## Action item
In the listing below, find each line holding "text" and copy it.

## Available data
═══

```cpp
typedef struct bfcg_ec bfcg_ec_t;
bfcg_ec_t *bfcg_ec_create(const bfc_ch_t *ch, const bfc_opt_t *opt, int device, uint64_t max_pos, uint64_t max_reads);
bfcg_ec_t *bfcg_ec_attach(bfcg_ctx_t *ctx, const bfc_opt_t *opt, uint64_t max_pos, uint64_t max_reads);
int   bfcg_ec_batch(bfcg_ec_t *e, uint8_t *seq, uint8_t *qual, uint64_t n_pos, const uint64_t *off, uint64_t n_reads, uint32_t *aux, uint32_t *aux2);
void  bfcg_ec_destroy(bfcg_ec_t *e);
float bfcg_ec_last_ms(bfcg_ec_t *e);
uint64_t bfcg_ec_host_reads(bfcg_ec_t *e);
uint64_t bfcg_ec_last_lookups(bfcg_ec_t *e);
uint64_t bfcg_ec_retry_reads(bfcg_ec_t *e);
int   bfcg_ec_adopted(bfcg_ec_t *e);
int   bfcg_ec1_host(const bfc_ch_t *ch, const bfc_opt_t *opt, int mode, char *seq, char *qual, uint32_t *aux, uint32_t *aux2);
int   bfcg_ec_batch_refine(bfcg_ec_t *e, uint8_t *seq, uint8_t *qual, uint64_t n_pos, const uint64_t *off, uint64_t n_reads,
                           const uint32_t *ori_aux, const uint32_t *ori_aux2, uint32_t *aux, uint32_t *aux2);
int   bfcg_ec1_host_refine(const bfc_ch_t *ch, const bfc_opt_t *opt, int mode, char *seq, char *qual, uint32_t ori_aux, uint32_t ori_aux2,
                           uint32_t *aux, uint32_t *aux2);
int   bfcg_ec_parse_stats(const char *comment, uint32_t *aux, uint32_t *aux2);

typedef struct bfcg_kmers bfcg_kmers_t;
bfcg_kmers_t *bfcg_kmers_create(const bfc_ch_t *ch, int device);
bfcg_kmers_t *bfcg_kmers_attach(bfcg_ctx_t *ctx);
void  bfcg_kmers_destroy(bfcg_kmers_t *t);
int   bfcg_kmers_info(bfcg_kmers_t *t, int out[3]);
int   bfcg_kmers_hist(bfcg_kmers_t *t, uint64_t cnt[256], uint64_t high[64]);
int   bfcg_kmers_sub_sizes(bfcg_kmers_t *t, uint32_t *sizes);
int   bfcg_kmers_hist_sizes(bfcg_kmers_t *t, uint64_t cnt[256], uint64_t high[64], uint32_t *sizes);
int   bfcg_kmers_list(bfcg_kmers_t *t, int min_cnt, int min_diff, uint32_t sub_lo, uint32_t sub_hi, uint64_t *y, uint16_t *cnt_high, uint64_t cap, uint64_t *n);
float bfcg_kmers_last_ms(bfcg_kmers_t *t);
int   bfcg_kmer_decode_host(int k, int l_pre, uint32_t sub, uint64_t slot, uint64_t y[2]);
void  bfcg_kmer_2str(int k, const uint64_t y[2], char *buf);
uint64_t bfcg_kmers_format(int k, const uint64_t *y, const uint16_t *cnt_high, uint64_t n, char *buf);
uint64_t bfcg_kmers_format_sizes(const uint32_t *sizes, uint64_t n, char *buf);
int   bfcg_kmers_lookup(bfcg_kmers_t *t, const uint64_t *y, uint64_t n, int16_t *out, uint64_t *n_found);
int   bfcg_kmers_profile(bfcg_kmers_t *t, const uint8_t *h_seq, const uint8_t *d_seq, uint64_t n_pos, int16_t *out);
int   bfcg_kmer_from_str(int k, const char *s, uint64_t y[2]);
int   bfcg_kmer_occ_host(const bfc_ch_t *ch, const uint64_t y[2]);
void  bfcg_kmers_occ_host(const bfc_ch_t *ch, const uint64_t *y, uint64_t n, int16_t *out);
uint64_t bfcg_kmers_parse(int k, const char *text, uint64_t len, uint64_t *y, uint64_t cap, uint64_t *bad_line);
uint64_t bfcg_lookup_format(const char *text, uint64_t len, const int16_t *occ, uint64_t n, char *buf);
uint64_t bfcg_profile_format(const int16_t *occ, uint64_t n, char *buf);
int   bfcg_kmers_read_stats(bfcg_kmers_t *t, const uint8_t *h_seq, const uint8_t *d_seq, uint64_t n_pos, const uint64_t *h_off, uint64_t n_reads,
                            int min_cov, int32_t *out);
int   bfcg_read_stats_host(const bfc_ch_t *ch, const uint8_t *seq, uint64_t n_pos, const uint64_t *off, uint64_t n_reads, int min_cov, int32_t *out);
uint64_t bfcg_read_stats_format(const int32_t *out, uint64_t n_reads, char *buf);

int bfcg_hash_positions(bfcg_ctx_t *c, const uint8_t *h_seq, const uint8_t *h_qual, uint64_t n_pos, uint64_t *out);
int bfcg_seen_flags(bfcg_ctx_t *c, uint8_t *dst, uint64_t n_pos);

#ifdef __cplusplus
}
#endif
#endif
```

Before: 40660.
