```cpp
SSDR_DEV void rssi_flag_step(const float (&p)[8], bool clip, uint32_t f, uint32_t n_frames, int l, float cal,
                             float &rssi_sum, uint32_t &flag_keep, float *rssi_row, uint8_t *flag_row)
{
    float ps = p[0];
#pragma unroll
    for (int j = 1; j < 8; j++) ps = ps + p[j];
    const float tot = lane63(scan_sum(ps));
    if ((f & 63u) == (uint32_t)l) { rssi_sum = tot; flag_keep = clip ? 1u : 0u; }
    if ((f & 63u) == 63u || f + 1 == n_frames) {
        if ((uint32_t)l <= (f & 63u)) {
            rssi_row[(f & ~63u) + l] = fmaf(ssdr_log2p(fmaxf(rssi_sum, 1e-20f)) - 39.0f, SSDR_DB_PER_LOG2, cal);
            flag_row[(f & ~63u) + l] = (uint8_t)flag_keep;
        }
    }
}

SSDR_DEV bool wave_any(bool x) { return __builtin_amdgcn_ballot_w64(x) != 0ull; }

SSDR_DEV bool raw_clipped(const uint32_t (&rw)[8])
{
    bool c = false;
#pragma unroll
    for (int j = 0; j < 8; j++) {
        const int lo = (int16_t)(rw[j] & 0xFFFFu), hi = (int32_t)rw[j] >> 16;
        c = c || lo >= 32767 || lo <= -32767 || hi >= 32767 || hi <= -32767;
    }
    return c;
}
```

supersdr_amd/csrc/ssdr_wf.hip:

```cpp
#include "ssdr_math.h"
#include "ssdr_kernels.h"
#include "ssdr_audio_dev.h"
#include "ssdr_wf_dev.h"

namespace {

constexpr int WAVES = SSDR_WF_BLOCK / 64;
constexpr int LDS_TOTAL = LDS_XCH + WAVES * 2 * XCH_FLOATS * 4;
static_assert(LDS_TOTAL <= 163840, "LDS budget");

template <bool AVG, bool HOP>
__global__ __launch_bounds__(SSDR_WF_BLOCK, SSDR_WF_WAVES_PER_EU) void ssdr_wf_kernel(SsdrWfArgs a)
{
    __shared__ __attribute__((aligned(16))) unsigned char smem[LDS_TOTAL];
    load_tables(smem, a.win, a.tw_stage, a.lut);

    const int lane = threadIdx.x & 63, wave = __builtin_amdgcn_readfirstlane(threadIdx.x >> 6);
    const int h = lane >> 5, l = lane & 31;
    float *xch_wave = reinterpret_cast<float *>(smem + LDS_XCH) + wave * 2 * XCH_FLOATS;
    const unsigned char *lut = smem + LDS_LUT0;
    const uint32_t n_pairs = (a.n_ch + 1) >> 1;
    const uint32_t run = HOP ? a.grp_run : 1u;
    const uint32_t n_runs = (a.n_groups + run - 1) / run;
    const uint32_t n_items = n_pairs * n_runs;
    const uint32_t wave_stride = gridDim.x * WAVES;

    for (uint32_t item = blockIdx.x * WAVES + wave; item < n_items; item += wave_stride) {
      uint32_t pair, g_begin, g_end;
      if (HOP) {
          pair = item / n_runs;
          g_begin = (item - pair * n_runs) * run;
          g_end = min(g_begin + run, a.n_groups);
      } else {
          g_begin = item / n_pairs;
          pair = item - g_begin * n_pairs;
          g_end = g_begin + 1;
      }
      const uint32_t n_trips = HOP ? g_end - g_begin : 1u;
      for (uint32_t trip = 0; trip < n_trips; trip++) {
        const uint32_t grp = g_begin + trip;
        uint32_t pair_now = __builtin_amdgcn_readfirstlane(pair);
        asm volatile("" : "+s"(pair_now));
        const WfItem it = wf_item(a, pair_now, grp, h);
        const float calq = a.consts[it.ch].wf_cal_lin * SSDR_LUT_SCALE;
        uint32_t acc[AVG ? 16 : 1];
#pragma unroll
        for (int j = 0; j < (AVG ? 16 : 1); j++) acc[j] = 0;
        constexpr uint32_t LINE_STEP = HOP ? SSDR_NFFT / 2 : SSDR_NFFT;
        const uint32_t *src = a.iq + (uint64_t)it.ch * a.ch_stride + (uint64_t)it.l0 * LINE_STEP + l;

        for (uint32_t line = it.l0; line < it.l1; line++, src += LINE_STEP) {
            f32x2 z[32];
            uint32_t raw[32];
            if (HOP) load_line_halves(line ? src - SSDR_NFFT / 2 : a.tail + (uint64_t)it.ch * (SSDR_NFFT / 2) + l, src, raw);
            else load_line(src, raw);
            if (SSDR_PRIO_WF) prio_compute_phase();
            window_line(raw, smem, l, z);
            SCHED_FENCE();
            fft_line<AVG>(z, smem, xch_wave, h, l);
            if (SSDR_PRIO_WF) prio_latency_phase();

            if (AVG) {
                quantise32(z, calq, lut, [&](int j, uint32_t q01) { acc[j] += q01; });
            } else {
                uint32_t q[16];
                quantise32(z, calq, lut, [&](int j, uint32_t q01) { q[j] = q01; });
                int16_t *x16 = reinterpret_cast<int16_t *>(xch_wave + opaque(h) * XCH_FLOATS) + opaque(l);
#pragma unroll
                for (int j = 0; j < 16; j++) {
                    x16[32 * (j + 16)] = (int16_t)(q[j] & 0xFFFFu);
                    x16[32 * j] = (int16_t)(q[j] >> 16);
                }
            }
        }

        float *xch = xch_wave + opaque(h) * XCH_FLOATS;
        if (AVG) {
            int16_t *x16 = reinterpret_cast<int16_t *>(xch) + opaque(l);
#pragma unroll
            for (int j = 0; j < 16; j++) {
                x16[32 * (j + 16)] = (int16_t)(acc[j] & 0xFFFFu);
                x16[32 * j] = (int16_t)(acc[j] >> 16);
            }
        }
        wave_lds_sync();
        const u32x4 *x128 = reinterpret_cast<const u32x4 *>(xch);
        int16_t *dst = it.complete ? a.out + ((uint64_t)it.grp * a.n_ch + it.ch) * SSDR_NFFT
                                   : a.acc_out + (uint64_t)it.ch * SSDR_NFFT;
        const int16_t *cin = a.acc_in + (uint64_t)it.ch * SSDR_NFFT;
#pragma unroll
        for (int q = 0; q < 4; q++) {
            u32x4 v = x128[q * 32 + l];
            if (AVG && it.carry_in)
                v += reinterpret_cast<const u32x4 *>(cin)[q * 32 + l];
            if (it.ch_ok) SSDR_NT_STORE(v, reinterpret_cast<u32x4 *>(dst) + q * 32 + l);
        }
        wave_lds_sync();
      }
    }
}
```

═══

## Task solution
uint64_t bfcg_kmers_parse(int k, const char *text, uint64_t len, uint64_t *y, uint64_t cap, uint64_t *bad_line);
uint64_t bfcg_lookup_format(const char *text, uint64_t len, const int16_t *occ, uint64_t n, char *buf);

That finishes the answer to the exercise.